I'd just like to point out that, with this post, there are now three engineers participating in this thread.  AlpineZone just gets better by the day.


----------



## Marc (Jun 3, 2009)

ComeBackMudPuddles said:


> along the lines of what you're say, might more prohibitive gaz guzzler taxes and maybe an overweight-car tax (for such cars' negative effects on roadways) help steer people to more sensible cars?



I think Kore's point, one which I support, is that there are people who need large and overweight vehicles to make their living.

The farmers around here who rent land parcels a distance from their farms have to register their farm trucks... the contractors, handymen, firewood guys, landscapers... the last thing any of these guys need is an additional gas guzzler tax.  They already pay a proportionally higher tax for road use in the form of fuel tax since they use more of it.


----------



## bvibert (Jun 3, 2009)

Marc said:


> I'd just like to point out that, with this post, there are now three engineers participating in this thread.  AlpineZone just gets better by the day.



If you say so.  Seems like a bunch of dweebs who don't know anything about cars to me...


----------



## ComeBackMudPuddles (Jun 3, 2009)

Marc said:


> I think Kore's point, one which I support, is that there are people who need large and overweight vehicles to make their living.
> 
> The farmers around here who rent land parcels a distance from their farms have to register their farm trucks... the contractors, handymen, firewood guys, landscapers... the last thing any of these guys need is an additional gas guzzler tax.  They already pay a proportionally higher tax for road use in the form of fuel tax since they use more of it.





aah, ok, i was focusing on the nj soccer mom complaint, not those that need certain equipment for work.  i think my proposal could still work by giving professionals a tax credit or something.


----------



## ComeBackMudPuddles (Jun 3, 2009)

bvibert said:


> If you say so.  Seems like a bunch of dweebs who don't know anything about cars to me...




totally.  like this post, for example.


----------



## bvibert (Jun 3, 2009)

Marc said:


> I think Kore's point, one which I support, is that there are people who need large and overweight vehicles to make their living.
> 
> The farmers around here who rent land parcels a distance from their farms have to register their farm trucks... the contractors, handymen, firewood guys, landscapers... the last thing any of these guys need is an additional gas guzzler tax.  They already pay a proportionally higher tax for road use in the form of fuel tax since they use more of it.

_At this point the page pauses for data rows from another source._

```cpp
constexpr unsigned kDomainAudit = 0x0a0d17c5u;
struct CullAuditArgs {
  int W, H;
  float pitch, half_w, half_h;
  int blocks_x, blocks_y, blk_log2, share_n, share_nb;
  int P, n_paths, n_lambda, march_k, prog_recs;
  float pupil_h, vz, geom_norm, inv_stop_h, lobe_thr;
  int mw, mh;
  uint2 key;
  int density;
  int blk_first, blk_step;
};
template <int VAR>
__device__ __forceinline__ void cull_audit_body(const LfLensDev* __restrict__ lens, const LfPairsDev* __restrict__ pairs,
                                                const int* __restrict__ seq_table, const LfProgRow* __restrict__ rec_table,
                                                const float* __restrict__ mask, const CullAuditArgs& a,
                                                const unsigned long long* __restrict__ table,
                                                unsigned long long* __restrict__ out) {
  constexpr bool LIGHTS = (VAR & kVarLights) != 0;
  const int blk = a.blk_first + (int)blockIdx.y * a.blk_step;
  const int cells = a.P * a.P;
  const int cell = (int)(blockIdx.x * blockDim.x + threadIdx.x);
  if ((cell & ~63) >= cells) return;
  const bool valid = cell < cells;
  const int lane = (int)(threadIdx.x & 63u);
  const unsigned long long* const row = table + lf_cull_row_of_block(blk, a.share_n, a.share_nb) * (size_t)(cells + 1);
  const unsigned long long bits = valid ? row[cell] : ~0ull;
  const int ci = cell % a.P, cj = cell / a.P;
  const int bx = blk % a.blocks_x, by = blk / a.blocks_x;
  const float px0 = (float)(bx << a.blk_log2), px1 = fminf((float)a.W, (float)((bx + 1) << a.blk_log2));
  const float py0 = (float)(by << a.blk_log2), py1 = fminf((float)a.H, (float)((by + 1) << a.blk_log2));
  const float invP = 1.0f / (float)a.P;
  const float sx = lens->sun_dir[0], sy = lens->sun_dir[1], sz = lens->sun_dir[2];
  const float inv_1mc = lens->sun_inv_one_minus_cos, sun_ss = lens->sun_ss;
  unsigned n_rays = 0u, n_lit = 0u;
  for (int q = 0; q < a.n_paths; q++) {
    const bool dropped = valid && ((bits >> q) & 1ull) == 0ull;
    const lanemask todo = __ballot(dropped);
    if (todo == 0ull) continue;
    const int n_ev = pairs->ev_cnt[q];
    const int* const seq = seq_table + pairs->ev_off[q];
    for (int d = 0; d < a.density; d++) {
      const uint4 ru = philox4x32_10(make_uint4((unsigned)blk, blockIdx.x * 4u + (threadIdx.x >> 6), kDomainAudit, (unsigned)(q | (d << 8))), a.key);
      const int l = (int)(__builtin_amdgcn_readfirstlane(ru.x) % (unsigned)a.n_lambda);
      const int g = l / a.march_k, j = l - g * a.march_k;
      const LfProgRow* const recs = rec_table + (size_t)g * (size_t)a.prog_recs;
      const uint4 rnd = philox4x32_10(make_uint4((unsigned)(blk * cells + cell), (unsigned)(q | (d << 8)), kDomainAudit, 1u), a.key);
      const float X = -((px0 + u01(rnd.x) * (px1 - px0)) - a.half_w) * a.pitch;
      const float Y = -((py0 + u01(rnd.y) * (py1 - py0)) - a.half_h) * a.pitch;
      const float ua = ((float)ci + u01(rnd.z)) * invP, ub = ((float)cj + u01(rnd.w)) * invP;
      const StartRay s0 = aim_at_pupil(X, Y, fmaf(2.0f, ua, -1.0f), fmaf(2.0f, ub, -1.0f), a.pupil_h, a.vz, a.geom_norm);
      const float ns = lens->n_start[l];
      Ray r{X, Y, 0.0f, fmaf(X, X, Y * Y), s0.dx * ns, s0.dy * ns, s0.dz * ns, 1.0f, 1.0f};
      lanemask alive = todo;
      n_rays += dropped ? 1u : 0u;
      for (int e = 0; e < n_ev && alive != 0ull; e++) {
        const unsigned se = (unsigned)*(const int __attribute__((address_space(4)))*)(seq + e);
        const LfProgRow wr = load_prec(recs, se & 0xffffu);
        const unsigned kind = se >> 16;
        if (kind & LF_EV_STOP) alive &= stop_event<false>(r, wr.dzv, wr.h2, a.inv_stop_h, mask, a.mw, a.mh);
        else {
          lanemask geom_ok;
          const float cn22 = j == 0 ? wr.cn22[0] : j == 1 ? wr.cn22[1] : wr.cn22[2];
          const float rn2 = j == 0 ? wr.rn2[0] : j == 1 ? wr.rn2[1] : wr.rn2[2];
          const float delta = j == 0 ? wr.delta[0] : j == 1 ? wr.delta[1] : wr.delta[2];
          alive &= surface_event<false>(r, wr.dzv, wr.curv, wr.ch, wr.c2, wr.sc, cn22, rn2, delta, wr.h2, (kind & LF_EV_REFLECT) != 0,
                                        (kind & LF_EV_FLAT) != 0, wr.sgn, geom_ok);
        }
      }
      if (alive == 0ull) continue;
      bool lit;
      if (LIGHTS) {
        lit = false;
        for (int k = 0; k < lens->n_lights; k++) { float qk; lit = light_admits_at<VAR>(lens, k, r.px, r.py, r.hz, r.dx, r.dy, r.dz, qk) || lit; }
        lit = lit && ((alive >> lane) & 1ull) != 0ull;
      } else {
        const float cg = fmaf(r.dx, sx, fmaf(r.dy, sy, r.dz * sz));
        lit = ((alive >> lane) & 1ull) != 0ull && cg > a.lobe_thr && lobe_q(r.dx, r.dy, r.dz, sx, sy, sz, sun_ss, inv_1mc) < 1.0f;
      }
      n_lit += lit ? 1u : 0u;
    }
  }
  unsigned long long v0 = n_rays, v1 = n_lit;
  for (int o = 32; o > 0; o >>= 1) { v0 += __shfl_xor(v0, o); v1 += __shfl_xor(v1, o); }
  if (lane == 0) {
    if (v0) atomicAdd(&out[0], v0);
    if (v1) atomicAdd(&out[1], v1);
  }
}
template <bool LIGHTS>
__global__ __launch_bounds__(256) void k_cull_audit(const LfLensDev* __restrict__ lens, const LfPairsDev* __restrict__ pairs,
                                                    const int* __restrict__ seq_table, const LfProgRow* __restrict__ rec_table,
                                                    const float* __restrict__ mask, CullAuditArgs a,
                                                    const unsigned long long* __restrict__ table,
                                                    unsigned long long* __restrict__ out) {
  cull_audit_body<LIGHTS ? kVarLights : 0>(lens, pairs, seq_table, rec_table, mask, a, table, out);
}
__global__ __launch_bounds__(256) void k_cull_audit_near(const LfLensDev* __restrict__ lens, const LfPairsDev* __restrict__ pairs,
                                                         const int* __restrict__ seq_table, const LfProgRow* __restrict__ rec_table,
                                                         const float* __restrict__ mask, CullAuditArgs a,
                                                         const unsigned long long* __restrict__ table,
                                                         unsigned long long* __restrict__ out) {
  cull_audit_body<kVarLights | kVarNear>(lens, pairs, seq_table, rec_table, mask, a, table, out);
}

lf_status lfk_cull_finish(lf_ctx* ctx, uint64_t hash) {
  if (!ctx->cull_popc_dev) LF_HIP(ctx, hipMalloc((void**)&ctx->cull_popc_dev, 4 * sizeof(unsigned long long)));
  LF_HIP(ctx, hipMemsetAsync(ctx->cull_popc_dev, 0, 4 * sizeof(unsigned long long), ctx->stream));
  const LfCullSlab& slab = ctx->cull_resident;
  const size_t rows = slab.nb > 0 ? (size_t)slab.nb * (size_t)slab.n : (size_t)ctx->cull_bx * ctx->cull_by;
  const int n_blk = ctx->cull_bx * ctx->cull_by;
  const bool own = slab.own_rows_only;
  const int own_n = own ? slab.n : 1, own_rank = own ? slab.rank : 0;
  const int n_own_blk = (n_blk - own_rank + own_n - 1) / own_n;
  const size_t row_entries = (size_t)ctx->cull_cells + 1;
  if (own) hipLaunchKernelGGL(k_cull_popcount, dim3(1024), dim3(256), 0, ctx->stream, ctx->cull_dev + (size_t)own_rank * slab.nb * row_entries,
                              (size_t)n_own_blk, ctx->cull_cells, ctx->cull_popc_dev);
  else hipLaunchKernelGGL(k_cull_popcount, dim3(1024), dim3(256), 0, ctx->stream, ctx->cull_dev, rows, ctx->cull_cells, ctx->cull_popc_dev);
  LF_HIP(ctx, hipGetLastError());
  if (ctx->cull_audit_density > 0) {
    const LfLensDev& L = ctx->lens;
    const LfApertureDev& m = ctx->ap[LF_APERTURE_STARBURST];
    CullAuditArgs a;
    std::memset(&a, 0, sizeof(a));
    a.W = ctx->W; a.H = ctx->H; a.pitch = L.pitch; a.half_w = 0.5f * (float)ctx->W; a.half_h = 0.5f * (float)ctx->H;
    a.blocks_x = ctx->cull_bx; a.blocks_y = ctx->cull_by; a.blk_log2 = ctx->cull_blk_log2;
    a.share_n = slab.n; a.share_nb = slab.nb;
    a.P = ctx->cull_P; a.n_paths = ctx->pairs.n; a.n_lambda = L.n_lambda; a.march_k = ctx->march_k; a.prog_recs = ctx->pairs.prog_recs;
    a.pupil_h = L.pupil_h; a.vz = L.pupil_z - L.z_sensor; a.geom_norm = L.geom_norm; a.inv_stop_h = 1.0f / L.stop_h;
    a.lobe_thr = lf_march_lobe_thr(L);
    a.mw = m.w; a.mh = m.h;
    const float* audit_mask = m.texels;
    if (ctx->mask_filter == LF_MASK_BILINEAR) { audit_mask = m.texels + (size_t)m.w * m.h; a.mw = 2 * m.w; a.mh = 2 * m.h; }
    const uint64_t k = (ctx->cull_audit_seq++) * 0x9e3779b97f4a7c15ull ^ hash;
    a.key = make_uint2((unsigned)k, (unsigned)(k >> 32));
    a.density = ctx->cull_audit_density;
    a.blk_first = own_rank; a.blk_step = own_n;
    const dim3 grid((unsigned)((ctx->cull_cells + 255) / 256), (unsigned)n_own_blk);
    hipEvent_t ev = lf_timing_begin(ctx, LFK_CULL_AUDIT);
    if (lf_has_point_light(L))
      hipLaunchKernelGGL(k_cull_audit_near, grid, dim3(256), 0, ctx->stream, ctx->lens_dev, ctx->pairs_dev,
                         (const int*)(ctx->prog_dev + ctx->prog_seq_off), (const LfProgRow*)(ctx->prog_dev + ctx->prog_rec_off),
                         audit_mask, a, ctx->cull_dev, ctx->cull_popc_dev + 1);
    else if (L.n_lights > 1)
      hipLaunchKernelGGL(k_cull_audit<true>, grid, dim3(256), 0, ctx->stream, ctx->lens_dev, ctx->pairs_dev,
                         (const int*)(ctx->prog_dev + ctx->prog_seq_off), (const LfProgRow*)(ctx->prog_dev + ctx->prog_rec_off),
                         audit_mask, a, ctx->cull_dev, ctx->cull_popc_dev + 1);
    else
    hipLaunchKernelGGL(k_cull_audit<false>, grid, dim3(256), 0, ctx->stream, ctx->lens_dev, ctx->pairs_dev,
                       (const int*)(ctx->prog_dev + ctx->prog_seq_off), (const LfProgRow*)(ctx->prog_dev + ctx->prog_rec_off),
                       audit_mask, a, ctx->cull_dev, ctx->cull_popc_dev + 1);
    lf_timing_end(ctx, LFK_CULL_AUDIT, ev);
    LF_HIP(ctx, hipGetLastError());
  }
  unsigned long long got[4] = {0ull, 0ull, 0ull, 0ull};
  LF_HIP(ctx, hipMemcpyAsync(got, ctx->cull_popc_dev, sizeof(got), hipMemcpyDeviceToHost, ctx->stream));
  LF_HIP(ctx, hipStreamSynchronize(ctx->stream));
  if (ctx->comm_poisoned.load()) return lf_fail(ctx, LF_ERR_STATE, "cull table: the communicator was abandoned while the table was being completed");
  ctx->cull_started_fraction = (double)got[0] / ((double)n_own_blk * (double)ctx->cull_cells * (double)std::max(1, ctx->pairs.n));
  ctx->cull_audit_rays += got[1];
  ctx->cull_audit_lit += got[2];
  ctx->cull_hash = hash;
  ctx->cull_bad_hash = 0;
  if (got[2] != 0ull) {
    ctx->cull_bad_hash = hash;
    ctx->cull_audit_tripped++;
  }
  return LF_OK;
}

static LfCullSlab lf_cull_slab_of(const lf_ctx* ctx, int blk_log2) {
  const LfSplit& s = ctx->split;
  LfCullSlab slab;
  if (s.deal == LfSplit::kBlocks) {
    if (blk_log2 == kDealBlockLog2) { slab.rank = s.rank; slab.n = s.n; slab.own_rows_only = true; }
  } else if (s.table == LfSplit::kComm && ctx->comm_nranks > 1) {
    slab.rank = ctx->comm_rank; slab.n = ctx->comm_nranks;
  } else if (s.table == LfSplit::kHost) {
    slab.rank = s.table_rank; slab.n = s.table_n;
  }
  return slab;
}

static float cull_level_margin(float margin, int P) {
  return margin * (P >= 64 ? 1.0f : P >= 32 ? 1.15f : P >= 16 ? 1.4f : 2.0f);
}

void lf_cull_cache_free(lf_ctx* ctx) {
  LfCullCache& C = ctx->cull_cache;
  if (C.slots) (void)hipFree(C.slots);
  for (float*& f : C.foots) { if (f) (void)hipFree(f); f = nullptr; }
  C.slots = nullptr; C.key = 0; C.reused = false; C.n_levels = 0; C.bytes = 0;
}

static size_t cull_blocks_mine(const CullLevelArgs& a) { return ((size_t)a.blocks_x * a.blocks_y + (size_t)a.share_n - 1 - (size_t)a.share_rank) / (size_t)a.share_n; }

struct CullLevelRun {
  int lv; dim3 grid;
  CullLevelArgs k;
  size_t n_items, total_items;
  const unsigned *items, *items_count; unsigned in_stride;
  unsigned *next, *next_count;
  bool stop = false, synced = false;
};
enum class CullLevelsEnd { kDone, kStopped, kTooLarge };

template <class Kernel, class... Tail>
static void cull_launch_level(lf_ctx* ctx, Kernel kernel, const CullLevelRun& run, Tail... tail) {
  hipLaunchKernelGGL(kernel, run.grid, dim3(LF_CULL_WG), 0, ctx->stream, ctx->lens_dev, ctx->pairs_dev,
                     (const int*)(ctx->prog_dev + ctx->prog_seq_off), (const LfProgRow*)(ctx->prog_dev + ctx->prog_rec_off),
                     run.k, run.items, run.items_count, run.in_stride, run.next, run.next_count, tail...);
}

template <class Launch, class After>
static lf_status cull_run_levels(lf_ctx* ctx, CullLevelArgs a, const int* levels, int n_levels, LfCullLists& lists,
                                 Launch&& launch, After&& after, CullLevelsEnd* end) {
  const float margin = ctx->cull_rules.margin;
  const size_t n_mine = cull_blocks_mine(a);
  unsigned max_items = 0; size_t total_items = 0;
  *end = CullLevelsEnd::kDone;
  for (int lv = 0; lv < n_levels; lv++) {
    a.P = levels[lv]; a.last = lv + 1 == n_levels ? 1 : 0;
    a.margin = cull_level_margin(margin, a.P); a.geo_margin = margin;
    CullLevelRun run; run.lv = lv;
    run.n_items = lv == 0 ? n_mine * (size_t)a.P * a.P : (size_t)max_items;
    run.total_items = lv == 0 ? run.n_items * (size_t)a.n_paths : total_items;
    if (run.n_items == 0) break;
    run.items = lv == 0 ? nullptr : lists.list[(lv - 1) & 1];
    run.items_count = lv == 0 ? nullptr : ctx->cull_counts + (size_t)(lv - 1) * kCullMaxPaths;
    run.in_stride = a.list_stride;
    run.next = nullptr; run.next_count = ctx->cull_counts + (size_t)lv * kCullMaxPaths;
    unsigned out_stride = 0;
    if (!a.last) {
      const size_t need = run.n_items * 4;
      if (need > 0x7fffffffull) { *end = CullLevelsEnd::kTooLarge; return LF_OK; }
      out_stride = (unsigned)need;
      const size_t total = need * (size_t)a.n_paths; const int slot = lv & 1;
      if (total > lists.cap[slot]) {
        LF_HIP(ctx, hipStreamSynchronize(ctx->stream));
// ... 269 lines not shown
```

profiles/microbench/valu_issue.hip:

```cpp
#include <hip/hip_runtime.h>

#include <cstdio>
#include <vector>
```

I agree with this.  Clearly the only solution is public stoning of the drivers of pick-up trucks that clearly have never had anything in the bed.

Such an additional tax could probably be added to large SUVs.  I can't think of too many people who's livelihood depends on large SUVs.  And before all you SUV drivers get pissed at me, we have two at home.  The next time we purchase a car for my wife I don't think it'll be another SUV though..


----------



## deadheadskier (Jun 3, 2009)

bvibert said:


> I agree with this.  Clearly the only solution is public stoning of the drivers of pick-up trucks that clearly have never had anything in the bed.
> 
> Such an additional tax could probably be added to large SUVs.  I can't think of too many people who's livelihood depends on large SUVs.  And before all you SUV drivers get pissed at me, we have two at home.  The next time we purchase a car for my wife I don't think it'll be another SUV though..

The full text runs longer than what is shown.